Светлый фон

Прочтя сообщение о защите диссертации, Ева, кроме всего прочего, в какую-то особенно горькую минуту подумала: «Неужели же он не мог найти другое время и более подходящее место для защиты диссертации!» Мысль эта тоже была в какой-то мере в духе времени. И, по правде говоря, не хотела бы она встретить его, Андрея, такого… такого «забронированного» и «незаменимого для науки», здесь, в глубоком тылу, в то время, когда… Она тогда еще совсем ничего не знала о нем, о том, что он в Китае, кем работает. Фамилия Андрея начала появляться в газетах значительно позднее, под самый конец войны и после войны. А тогда… Она, хоть и на один миг, засомневалась. Правда, сразу же и пристыдила себя. Не хотелось верить, и не поверила: ведь это еще ни о чем не говорит, ведь мог он быть уже сотни раз раненным, стать инвалидом.
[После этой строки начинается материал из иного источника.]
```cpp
static int extend_lcbs(mauve_ctx *c, const mauve_params *p, int w, int64_t lcbw, MatchVec &m, std::vector<int64_t> &match_lcb,
                       int64_t &nl)
{
    const int N = m.N;
    const uint32_t full = full_mask(N);
    int w_e = w;
    MatchVec base(N); ChainOrders base_ord; bool have_base = false;
    for (int iter = 0; iter < p->max_extension_iters; iter++) {
        w_e -= 2;
        if (w_e < 5) break;
        const uint64_t pe = mauve_get_seed(w_e, 0);
        if (!pe) break;
        const int64_t span_e = mauve_seed_length(pe);
        const bool trace = switches().trace;
// ... 244 lines not shown
        rc = seedpass_run(c, main_genome_set(c), pat, p->mode, full, 1, nullptr, 0, &nm);
        c->lazy_matches_ok = false;
        c->shadow = nullptr;
        if (rc) return rc;
    }
    S.nm = nm;
    if (!c->matches_pending) { R.mum_length = c->match_len; R.mum_start = c->match_start; }
    const double t1 = now_ms();
    c->stage.seed_ms = t1 - S.t0;

    MatchVec &m = S.m; m.N = N;
    const int64_t lcbw = p->lcb_weight >= 0 ? p->lcb_weight : (int64_t)3 * w * N;
    std::vector<int64_t> &match_lcb = S.match_lcb; int64_t nl = 0;
    if (p->lcb_scoring != MAUVE_LCB_SCORE_LENGTH && p->lcb_scoring != MAUVE_LCB_SCORE_SP) { c->err = "align: unknown lcb_scoring"; return MAUVE_ERR_ARG; }
    bool on_device = !switches().host_chain && nm > 0 && c->dev_rec_n == nm && p->lcb_scoring == MAUVE_LCB_SCORE_LENGTH;
    double t1b = t1;
    if (on_device) {
        rc = chain_device_core(c, N, lcbw, p->collinear != 0, nl);
        if (rc == MAUVE_ERR_LIMIT) on_device = false;
        else if (rc) return rc;
        else {
            if (want_tail && !switches().host_tail && (!do_extend || ext_on_device) && nl > 0) {
                int64_t na = 0, nrec = 0;
                rc = chain_order_device(c, N, nl, p->min_recursive_gap, &na, &nrec);
                if (rc) return rc;
                const uint32_t cap = (uint32_t)c->dev_rec_n;
                S.dv_len = c->ch_anch.as<int32_t>(); S.dv_st = S.dv_len + cap; S.dv_lcb = S.dv_st + (size_t)cap * N;
                bool ext_declined = false;
                if (do_extend && na >= 1) {
                    std::vector<int64_t> lw;
                    rc = extend_lcbs_device(c, p, w, lcbw, N, &S.dv_len, &S.dv_st, &S.dv_lcb, &na, &nl, &nrec, lw);
                    if (rc == MAUVE_ERR_LIMIT) { ext_declined = true; rc = MAUVE_OK; c->err.clear(); }
                    else if (rc) return rc;
                    else { R.lcb_weight.swap(lw); S.lw_from_host = true; }
                }
                if (ext_declined) { S.dv_len = S.dv_st = S.dv_lcb = nullptr; }
                else if (na >= 2 && (!p->recursive || nrec == 0)) {
                    S.nl = nl; S.n_anchor = na; S.dev_tail = true;
                    if (c->pf.live) HIPCHK(c, hipEventRecord(c->ev_io_fork, c->stream));
                    const double t2 = now_ms();
                    c->stage.chain_ms = t2 - t1;
                    if (switches().trace) fprintf(stderr, "[trace] chain: on the device %.3f ms, %lld anchors in %lld LCBs stay there\n", t2 - t1, (long long)na, (long long)nl);
                    S.t_dp0 = t2;
                    S.open = true;
                    return MAUVE_OK;
                }
                if (do_extend && !ext_declined) {
// ... 710 lines not shown
```

Measured before the change: 11100.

А она…

Жизненные пути ее не раз еще перекрещивались с путями Андрея, хотя никогда уже так близко. И на каждом таком перекрестке его видно уже было отовсюду, а она оставалась незаметной. Поэтому он об этом не догадывался, а она узнавала о нем с каждым разом все больше и больше и имела возможность таким образом проследить весь его жизненный путь, по крайней мере в главном. Она уже просто не могла не думать о нем, пусть даже непроизвольно, пусть без сожаления или горечи…

Вот хотя бы и в Мукдене, теперешнем Шеньяне. В далеком сорок пятом.

Город был взят советскими войсками с ходу, неожиданно для его жителей и для японских войск. Воздушно-десантное подразделение Советской Армии упало на Мукденский аэродром 17 августа, в самом деле как гром среди ясного неба, захватив, кроме всего прочего, как сомнительный военный трофей, японскую марионетку — последнего китайского императора династии Цинь — Пу И, с родней, свитой и японскими генералами Иосиока и Хасимото в придачу. Большой, многоязычный, многолюдный город бурлил пьянящей смесью радостного подъема, страха, растерянности и ошеломления. Улицы полнились толпами китайских рабочих — кули, пришлых крестьян, рикш с велосипедами, стайками смуглой, шумной, полуголой и веселой детворы, которая просто облепляла каждую маршевую часть, каждую машину и чуть ли не каждого советского солдата. Дети с милым птичьим щебетом, жестами и улыбками выпрашивали красноармейские звездочки, пуговицы, папиросы. Вдоль тротуаров переступали с ноги на ногу возле своих закрытых или, наоборот, широко открытых лавочек целые семьи торговцев — японских, китайских и русских, бывших белогвардейцев. Встречались уже на улицах китайские красные формирования, куда-то перегоняли колонны японских военнопленных, грохотали по мостовой моторизованные и танковые советские войска. Были пышные осенние цветы и ненависть, радостные улыбки и слезы страха, испуг и радость. Лавочники с красными ленточками на груди наперебой приглашали настороженных советских бойцов в свои магазинчики, а рикши настойчиво предлагали покатать на своих трехколесных велосипедах. Всюду развевались на ветру красные и белые флажки, свисали со стен домов узкие длинные полотнища с иероглифами.